Well look no further! You can install the develop branch with the newest bells, whistles and bugs:
# download the gimmemotifs code
$ git clone https://github.com/vanheeringen-lab/gimmemotifs.git
$ cd gimmemotifs
$ git checkout develop
# setup the gimme conda environment
$ conda env create -f requirements.yaml
$ conda activate gimme
# installs gimmemotifs (in editable mode)
$ pip install --no-deps --no-cache-dir --use-pep517 -v -e .
# test if the install was successful
$ gimme -h
Once installed, you can edit the code in the gimmemotifs folder, and the changes are immediately active! Check out how good your fixes are with unit tests:
$ pytest -vvv --disable-pytest-warnings
Configuration¶
All of GimmeMotifs’ configuration is stored in ~/.config/gimmemotifs/gimmemotifs.cfg.
The configuration file is created at first run with all defaults set, but you can always edit it afterwards.
It contains two sections main and params that take care of paths, file locations, parameter settings etc.
Additionally, every motif tool has it’s own section.
Let’s have a look at the options.
[main]
bg = bg
template_dir = templates
score_dir = score_dists
gene_dir = genes
motif_databases = motif_databases
tools = included_tools/
template_dirThe location of the jinja2 html templates, used to generate the reports.score_dirTo generate p-values, a pre-calculated file with mean and sd of score distributions is needed. These are located here.gene_dirDirectory with bed-files containing gene locations. This is needed to create promoter background sequences.motif_databasesContains various motif databases.toolsHere all tools included with GimmeMotifs are stored.
[params]
fraction = 0.2
use_strand = False
abs_max = 1000
analysis = xl
enrichment = 1.5
size = 200
lsize = 500
background = gc,random
cluster_threshold = 0.95
scan_cutoff = 0.9
available_tools = AMD,BioProspector,ChIPMunk,DiNAMO,GADEM,HMS,Homer,Improbizer,MDmodule,MEME,MEMEW,MotifSampler,Posmo,ProSampler,Trawler,Weeder,XXmotif,Yamda
tools = BioProspector,Homer,MEME
pvalue = 0.001
max_time = -1
ncpus = 12
motif_db = gimme.vertebrate.v5.0.pfm
use_cache = False
This section specifies all the default GimmeMotifs parameters. Most of these can also be specified at the command-line when running GimmeMotifs, in which case they will override the parameters specified.
Input Data¶
Genomes - and how to get them¶
You will need genome FASTA files for a lot of the tools that are included with GimmeMotifs.
The most straightforward way to download and index a genome is to use the genomepy tool, which is installed with GimmeMotifs.
$ genomepy install hg38 --provider UCSC --annotation
Here, the hg38 genome and accompanying gene annotation will be downloaded from UCSC to the directory ~/.local/share/genomes/hg38.

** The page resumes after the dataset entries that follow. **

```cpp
template <int LPR>
__device__ __forceinline__ void chunk_epilogue(const ReadOutcome &o, const bool mine, const uint32_t my, const uint32_t v_len,
                                               const uint32_t v_hit, const int lane, uint32_t *hlen, uint32_t *hrq, uint32_t *hbqpre,
                                               uint32_t *hbqpost, uint32_t *lfs, const uint32_t *t_magic, uint2 *__restrict__ out,
                                               unsigned long long *__restrict__ rec_pre, unsigned long long *__restrict__ rec_post,
                                               const bool o_avgq_on, const uint32_t o_dbg, FsAcc *defer = nullptr, const bool wide_rt = false,
                                               const bool pre_done = false)
{
        const bool e_ret = (o.fl & FAQCS_F_VALID) != 0, e_err = (o.fl & FAQCS_F_ERR_QUALITY) != 0;
        const uint32_t e_len = v_len, e_n = o.an >> 16, e_filt = (o.fl & FAQCS_F_FILTER_MASK) >> FAQCS_F_FILTER_SHIFT;
        int qb_pre = 0, qb_post = 0;
        if (!defer && mine && e_len > 0 && o.Vpre > 0) qb_pre = e_len == 1 ? o.Vpre : (int)__umulhi((uint32_t)o.Vpre, t_magic[e_len]);
        if (e_ret && o.Vpost > 0) qb_post = e_n == 1 ? o.Vpost : (int)__umulhi((uint32_t)o.Vpost, t_magic[e_n]);
        qb_pre = qb_pre > 41 ? 41 : qb_pre;
        qb_post = qb_post > 41 ? 41 : qb_post;
        if (defer) {
            if (!pre_done) chunk_epilogue_pre<(LPR < 16)>(mine, e_err, e_len, o.Vpre, lane, hlen, hrq, hbqpre, t_magic, defer);
            const bool pact = mine && !e_err && e_ret;
#ifdef FAQCS_LDS_DIAG_EPI_NOCONFLICT
            epi_diag_adds(pact, e_n, hrq, hbqpost, lane);
#else
            const unsigned long long pm = LPR < 16 ? __ballot(pact) : 0ull;
            if (LPR >= 16) {
                if (pact) {
                    const uint32_t key = e_n | ((uint32_t)qb_post << 16);
                    const bool same = key == (uint32_t)__builtin_amdgcn_readfirstlane((int)key);
                    const uint32_t cnt = (uint32_t)__builtin_popcountll(__ballot(same));
                    if (same) {
                        if (lane == __ffsll((unsigned long long)__ballot(true)) - 1) {
                            lds_add_u32_quiet(hlen + e_n, cnt << 16);
                            lds_add_u32_quiet(hrq + qb_post, cnt << 16);
                            lds_add_u32_quiet(hbqpost + qb_post, cnt * e_n);
                        }
                    } else {
                        lds_add_u32_quiet(hlen + e_n, 0x10000u);
                        lds_add_u32_quiet(hrq + qb_post, 0x10000u);
                        lds_add_u32_quiet(hbqpost + qb_post, e_n);
                    }
                }
            } else if (pm != 0ull) {
                peel_pairs(pact, (uint32_t)qb_post, e_n, hrq, 0x10000u, hbqpost, lane);
                len_hist_add(pact, e_n, (uint32_t)__builtin_amdgcn_readlane((int)e_len, __builtin_ctzll(pm)), 0x10000u, hlen, lane);
            }
#endif
        } else if (!(o_dbg & 2u) && mine && !e_err) {
            atomicAdd(hlen + e_len, 1u);
            atomicAdd(hrq + qb_pre, 1u);
            if (e_len) atomicAdd(hbqpre + qb_pre, e_len);
            if (e_ret) {
                atomicAdd(hlen + e_n, 0x10000u);
                atomicAdd(hrq + qb_post, 0x10000u);
                atomicAdd(hbqpost + qb_post, e_n);
            }
        }
        if (mine) {
            const bool bad_base = v_hit == 0xffffu;
            out[my] = make_uint2(e_ret ? o.an : 0u, (o.fl & 0x3ffu) | (bad_base ? (uint32_t)FAQCS_F_ERR_BASE : (v_hit << 16)));
            const bool pre_on = !e_err, post_on = e_ret && !e_err;
            const unsigned long long pA = o.pAT & 0xffffu, pT = o.pAT >> 16, pC = o.pCG & 0xffffu, pG = o.pCG >> 16, pn = o.N & 0xffffu;
            const unsigned long long cA = o.cAT & 0xffffu, cT = o.cAT >> 16, cC = o.cCG & 0xffffu, cG = o.cCG >> 16, cn = o.N >> 16;
            if (LPR <= 16 && !wide_rt) {
                rec_pre[my] = pre_on ? (CR_VALID | e_len | (pA << 9) | (pT << 18) | (pC << 27) | (pG << 36) | (pn << 45)) : 0ull;
                rec_post[my] = post_on ? (CR_VALID | e_n | (cA << 9) | (cT << 18) | (cC << 27) | (cG << 36) | (cn << 45)) : 0ull;
            } else {
                reinterpret_cast<ulonglong2 *>(rec_pre)[my] =
                    pre_on ? make_ulonglong2(CR_VALID | e_len | (pA << 11) | (pT << 22) | (pC << 33), pG | (pn << 11)) : make_ulonglong2(0ull, 0ull);
                reinterpret_cast<ulonglong2 *>(rec_post)[my] =
                    post_on ? make_ulonglong2(CR_VALID | e_n | (cA << 11) | (cT << 22) | (cC << 33), cG | (cn << 11)) : make_ulonglong2(0ull, 0ull);
            }
        }
        const bool e_rlen = e_filt == FAQCS_FILT_LENGTH_PRE || e_filt == FAQCS_FILT_LENGTH_POST;
        const uint32_t one = 1u << 20;
        if (defer) {
            defer->trim += e_ret ? one | e_n : 0u;
            defer->len += e_rlen ? one | e_n : 0u;
            defer->qt += (o.fl & FAQCS_F_QUAL_TRIMMED) ? one | (o.fl >> 20) : 0u;
            const uint32_t m = one - 1u;
            const bool is_nn = (o.fl & FAQCS_F_POLY_N_SEEN) != 0, is_lc = e_filt == FAQCS_FILT_LOW_COMPLEXITY, is_avg = o_avgq_on && e_filt == FAQCS_FILT_AVG_Q;
            if (__any(is_nn)) { const uint32_t v = (uint32_t)wave_sum_i32((int)(is_nn ? one | e_n : 0u)); if (lane == 0) { lds_add_u32_quiet(&lfs[FAQCS_READ_NN], v >> 20); lds_add_u32_quiet(&lfs[FAQCS_BASE_NN], v & m); } }
            if (__any(is_lc)) { const uint32_t v = (uint32_t)wave_sum_i32((int)(is_lc ? one | e_n : 0u)); if (lane == 0) { lds_add_u32_quiet(&lfs[FAQCS_READ_LOW_COMPLEXITY], v >> 20); lds_add_u32_quiet(&lfs[FAQCS_BASE_LOW_COMPLEXITY], v & m); } }
            if (__any(is_avg)) { const uint32_t v = (uint32_t)wave_sum_i32((int)(is_avg ? one | e_n : 0u)); if (lane == 0) { lds_add_u32_quiet(&lfs[FAQCS_READ_AVG_Q], v >> 20); lds_add_u32_quiet(&lfs[FAQCS_BASE_AVG_Q], v & m); } }
            return;
        }
        const uint32_t s_tot = (uint32_t)wave_sum_i32((int)(mine ? one | e_len : 0u));
        const uint32_t s_trim = (uint32_t)wave_sum_i32((int)(e_ret ? one | e_n : 0u));
        const uint32_t s_len = (uint32_t)wave_sum_i32((int)(e_rlen ? one | e_n : 0u));
        const uint32_t s_nn = (uint32_t)wave_sum_i32((int)((o.fl & FAQCS_F_POLY_N_SEEN) ? one | e_n : 0u));
        const uint32_t s_qt = (uint32_t)wave_sum_i32((int)((o.fl & FAQCS_F_QUAL_TRIMMED) ? one | (o.fl >> 20) : 0u));
        const uint32_t s_lc = (uint32_t)wave_sum_i32((int)(e_filt == FAQCS_FILT_LOW_COMPLEXITY ? one | e_n : 0u));
        uint32_t s_avg = 0;
        if (o_avgq_on) s_avg = (uint32_t)wave_sum_i32((int)(e_filt == FAQCS_FILT_AVG_Q ? one | e_n : 0u));
        if (lane == 0) {
            const uint32_t m = one - 1u;
            if (s_tot) { atomicAdd(&lfs[FAQCS_TOTAL_COUNT], s_tot >> 20); atomicAdd(&lfs[FAQCS_TOTAL_NUMBER], s_tot >> 20); atomicAdd(&lfs[FAQCS_TOTAL_LENGTH], s_tot & m); }
            if (s_trim) { atomicAdd(&lfs[FAQCS_TOTAL_TRIMMED_NUMBER], s_trim >> 20); atomicAdd(&lfs[FAQCS_TOTAL_TRIMMED_LENGTH], s_trim & m); }
            if (s_len) { atomicAdd(&lfs[FAQCS_READ_LENGTH], s_len >> 20); atomicAdd(&lfs[FAQCS_BASE_LENGTH], s_len & m); }
            if (s_nn) { atomicAdd(&lfs[FAQCS_READ_NN], s_nn >> 20); atomicAdd(&lfs[FAQCS_BASE_NN], s_nn & m); }
            if (s_avg) { atomicAdd(&lfs[FAQCS_READ_AVG_Q], s_avg >> 20); atomicAdd(&lfs[FAQCS_BASE_AVG_Q], s_avg & m); }
            if (s_qt) { atomicAdd(&lfs[FAQCS_READ_QUAL_TRIM], s_qt >> 20); atomicAdd(&lfs[FAQCS_BASE_QUAL_TRIM], s_qt & m); }
            if (s_lc) { atomicAdd(&lfs[FAQCS_READ_LOW_COMPLEXITY], s_lc >> 20); atomicAdd(&lfs[FAQCS_BASE_LOW_COMPLEXITY], s_lc & m); }
        }
}

#ifdef __HIPCC__
__device__ __forceinline__ void comp_cell_add(uint32_t *tab, const uint32_t e, const uint32_t v, const int lane)
{
#ifdef FAQCS_DIAG_FOLD_NOCONFLICT
    constexpr uint32_t ND_ = (FAQCS_NCOMP_BIN * FAQCS_NCOMP_KIND + 1) / 2;
    uint32_t d = ((e >> 1) & ~63u) | (uint32_t)lane;
    d = d >= ND_ ? d - 64u : d;
    atomicAdd(&tab[d], v << (16 * (e & 1u)));
#else
    atomicAdd(&tab[e >> 1], v << (16 * (e & 1u)));
#endif
}
template <bool WIDE>
__device__ __forceinline__ void comp_fold_record(uint32_t *tab, const float *normt, const unsigned long long x, const unsigned long long y, const int lane)
{
    uint32_t nbin = 0xffffffffu;
    if (x & CR_VALID) {
        uint32_t len, cnt[5];
        if (WIDE) {
            len = (uint32_t)(x & 2047u);
// ... 97 lines not shown
```

### faqcs_amd/csrc/faqcs_trim_lds_kernel.hip

```cpp
#include "faqcs_trim_common.h"

#include <stdlib.h>
#include <type_traits>

#ifndef FAQCS_LDS_SUM_UNROLL
#define FAQCS_LDS_SUM_UNROLL 4
#endif
#ifndef FAQCS_LDS_SA_UNROLL
#define FAQCS_LDS_SA_UNROLL 2
#endif

namespace {

typedef uint32_t LdsPair2 __attribute__((ext_vector_type(2)));
typedef const __attribute__((address_space(3))) LdsPair2 *lds_u2c_ptr;
typedef __attribute__((address_space(3))) uint8_t *lds_u8_mut;
typedef const __attribute__((address_space(3))) uint8_t *lds_u8_ptr;
struct __attribute__((packed, aligned(1))) U32u { uint32_t w; };
typedef const __attribute__((address_space(3))) U32u *lds_u32u_ptr;

__device__ __forceinline__ uint32_t lds_ld(uint32_t byte_offset) { return *(lds_u32_ptr)(size_t)byte_offset; }
__device__ __forceinline__ uint32_t lds_ld_any(uint32_t byte_offset)
{
    const uint32_t a4 = byte_offset & ~3u;
// ... 601 lines not shown
                co += (uint32_t)__builtin_amdgcn_update_dpp(0, (int)co, 0x140, 0xf, 0xf, false);
            }
            tot_pe = turn ? pe : tot_pe; tot_po = turn ? po : tot_po; tot_ce = turn ? ce : tot_ce; tot_co = turn ? co : tot_co;
            if (WIDE) tot_pn = turn ? pn : tot_pn;
            }
            const uint32_t seam = e[C - 1].y & (uint32_t)__builtin_amdgcn_update_dpp(0, (int)e[0].y, 0x101, 0xf, 0xf, false) & 0x01000000u;
#ifdef FAQCS_LDS_DIAG_S_NO_NBLOCK
            const bool n_gate = false;
#else
            const bool n_gate = tq_lane + seam >= 0x02000000u || chk;
#endif
            if ((!EXT || P.max_poly_n == 2u) && __any(n_gate)) {
                uint32_t nb[D];
#pragma unroll
                for (int k = 0; k < D; ++k) {
                    const uint32_t orig = w[k] ^ (~((EXT && chk) ? 0u : inw[k]) & 0x88888888u);
                    const uint32_t x = (orig & inw[k]) ^ 0x4e4e4e4eu;
                    const uint32_t sx = (x & 0x7f7f7f7fu) + 0x7f7f7f7fu;
                    nb[k] = ~(sx | x) & 0x80808080u;
                }
                {
                    uint32_t hit = 0;
#pragma unroll
                    for (int k = 0; k < D; ++k) {
                        uint32_t here = nb[k];
                        if (4 * k + 4 > C) here &= low_bytes_(C - 4 * k);
                        const uint32_t next = k + 1 < D ? __builtin_amdgcn_alignbyte(nb[k + 1], nb[k], 1u) : (nb[k] >> 8);
                        hit |= here & next;
                    }
                    if (C % 4 == 0) hit |= (nb[D - 1] >> 24) & RW::next(nb[0] & 0x80u);
                    const bool rowhit = RW::all_or(hit) != 0u;
                    pairhit = turn ? rowhit : pairhit;
                }
            }
        }
    };
#define FAQCS_B_LOOP(I0, I1, CELLS)                                                                                   \
    {                                                                                                                 \
        _Pragma("unroll 1") for (int t = 0; t < TPR; ++t) {                                                          \
            if (base + (uint32_t)t >= n_reads) break;                       \
            const uint32_t a0_ = (uint32_t)__shfl((int)(I0), rowb + t), a1_ = (uint32_t)__shfl((int)(I1), rowb + t);   \
            RawB cur_;                                                                                                \
            load_b(a0_, a1_, cur_);                                                                                   \
            CELLS(cur_, a0_, a1_, t);                                                                                 \
        }                                                                                                             \
    }
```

You can change this default location by editing the file ~/.config/genomepy/genomepy.yaml and change the following line:
genomes_dir: /data/genomes
If this file does not exist, you can generate it with genomepy config generate.

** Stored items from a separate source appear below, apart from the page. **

__global__ void __launch_bounds__(kThreadsStem, 1)
    stem_conv_kernel(const __grid_constant__ CUtensorMap map_in, const __grid_constant__ CUtensorMap map_out,
                     const __half* __restrict__ wpack, const StemParams p) {
  constexpr int S = kStagesStem;
  extern __shared__ uint8_t smem_raw[];
  uint8_t* smem = reinterpret_cast<uint8_t*>((reinterpret_cast<uintptr_t>(smem_raw) + 1023) & ~uintptr_t(1023));
  uint8_t* wsm = smem;
  uint8_t* ring = smem + kWBytes;
  uint8_t* staging = ring + S * kPatchSlot;
  uint64_t* bars = reinterpret_cast<uint64_t*>(staging + 4 * kHalfSlab);
  uint64_t* full = bars;
  uint64_t* empty = bars + S;
  uint64_t* w_full = bars + 2 * S;

  if (threadIdx.x == 0) {
    tma_prefetch_desc(&map_in);
    tma_prefetch_desc(&map_out);
    for (int s = 0; s < S; ++s) {
      mbar_init(&full[s], 1);
      mbar_init(&empty[s], 256);
    }
    mbar_init(w_full, 1);
    mbar_fence_init();
  }
  __syncthreads();
  const int tiles_per_img = p.tiles_w * p.tiles_h;
  pdl_trigger();

  if (threadIdx.x < 128) {
    if (threadIdx.x == 0) {
      mbar_expect_tx(w_full, kWBytes);
      bulk_load_1d(wsm, wpack, kWBytes, w_full);
      pdl_wait();
      int stage = 0, phase = 0;
      for (int t = blockIdx.x; t < p.total_tiles; t += gridDim.x) {
        const int n = t / tiles_per_img, rem = t - n * tiles_per_img;
        const int th = rem / p.tiles_w, tw = rem - th * p.tiles_w;
        mbar_wait(&empty[stage], phase ^ 1);
        mbar_expect_tx(&full[stage], kPatchBytes);
        tma_load_5d(&map_in, &full[stage], ring + stage * kPatchSlot, tw * kTileW * 8, 0, th * 2 * kTileH, n, 0);
        if (++stage == S) {
          stage = 0;
          phase ^= 1;
        }
      }
    }
    return;
  }

  const int ct = threadIdx.x - 128;
  const int cw = ct >> 7;
  const int lane = threadIdx.x & 31;
  const int r0 = 16 * ((ct >> 5) & 3) + (lane >> 2);
  const int cq = 2 * (lane & 3);
  const bool leader = ((ct & 127) == 0);
  const uint32_t w_addr = smem_u32(wsm);
  float2 bias[8];
#pragma unroll
  for (int j = 0; j < 8; ++j) bias[j] = __ldg(reinterpret_cast<const float2*>(p.bias + 8 * j + cq));
  float acc[32];
#pragma unroll
  for (int i = 0; i < 32; ++i) acc[i] = 0.f;
  mbar_wait(w_full, 0);
  pdl_wait();
  int stage = 0, phase = 0, use = 0;
  for (int t = blockIdx.x; t < p.total_tiles; t += gridDim.x, ++use) {
    const int n = t / tiles_per_img, rem = t - n * tiles_per_img;
    const int th = rem / p.tiles_w, tw = rem - th * p.tiles_w;
    mbar_wait(&full[stage], phase);
    const uint32_t patch = smem_u32(ring + stage * kPatchSlot) + (uint32_t)(cw * 8 * 2 * kRowStride);
    wgmma_fence();
#pragma unroll
    for (int r = 0; r < 7; ++r) {
#pragma unroll
      for (int s = 0; s < 4; ++s) {
        const uint64_t da = gmma_desc_linear(patch + r * kRowStride + s * 16, kParStride, 2 * kRowStride);
        const uint64_t db = gmma_desc_linear(w_addr + (r * 4 + s) * kWTileBytes, 1024, 128);
        Wgmma<64>::ss(acc, da, db, (r | s) ? 1u : 0u);
      }
    }
    wgmma_commit();
    wgmma_wait<0>();
    fence_regs(acc);
    mbar_arrive(&empty[stage]);
    if (++stage == S) {
      stage = 0;
      phase ^= 1;
    }

    uint8_t* slab = staging + (cw * 2 + (use & 1)) * kHalfSlab;
    if (leader) asm volatile("cp.async.bulk.wait_group.read 1;" ::: "memory");
    asm volatile("bar.sync %0, 128;" ::"r"(1 + cw) : "memory");
#pragma unroll
    for (int j = 0; j < 8; ++j) {
#pragma unroll
      for (int h = 0; h < 2; ++h) {
        const int row = r0 + 8 * h;
        float a0 = acc[4 * j + 2 * h] + bias[j].x, a1 = acc[4 * j + 2 * h + 1] + bias[j].y;
        if (p.relu) {
          a0 = fmaxf(a0, 0.f);
          a1 = fmaxf(a1, 0.f);
        }
        *reinterpret_cast<uint32_t*>(slab + row * 128 + (((uint32_t)j ^ (uint32_t)(row & 7)) << 4) + cq * 2) =
            pack_half2(a0, a1);
      }
    }
    asm volatile("fence.proxy.async.shared::cta;" ::: "memory");
    asm volatile("bar.sync %0, 128;" ::"r"(1 + cw) : "memory");
    if (leader) {
      tma_store_5d(&map_out, slab, 0, tw * kTileW, th * kTileH + 8 * cw, n, 0);
      asm volatile("cp.async.bulk.commit_group;" ::: "memory");
    }
  }
  if (leader) asm volatile("cp.async.bulk.wait_group 0;" ::: "memory");
}

}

After downloading a genome with genomepy, you can use its name (e.g. hg38) for gimme commands.
MotifSampler¶
If you want to use MotifSampler there is one more step that you’ll have to take after installation of GimmeMotifs.
For every organism, you will need a MotifSampler background.
Note that human (hg19, hg38) and mouse (mm9, mm10) background models are included, so for these organisms MotifSampler will work out of the box.
For other organisms the necessary background files can be created with CreateBackgroundModel (which is included with GimmeMotifs or can be downloaded from the same site as MotifSampler).
The background model file needs to be saved in the directory ~/.share/gimmemotifs/MotifSampler and it should be named <organism_index_name>.bg.
So, for instance, if I downloaded the human epd background (epd_homo_sapiens_499_chromgenes_non_split_3.bg), this file should be saved as ~/.share/gimmemotifs/MotifSampler/hg19.bg here.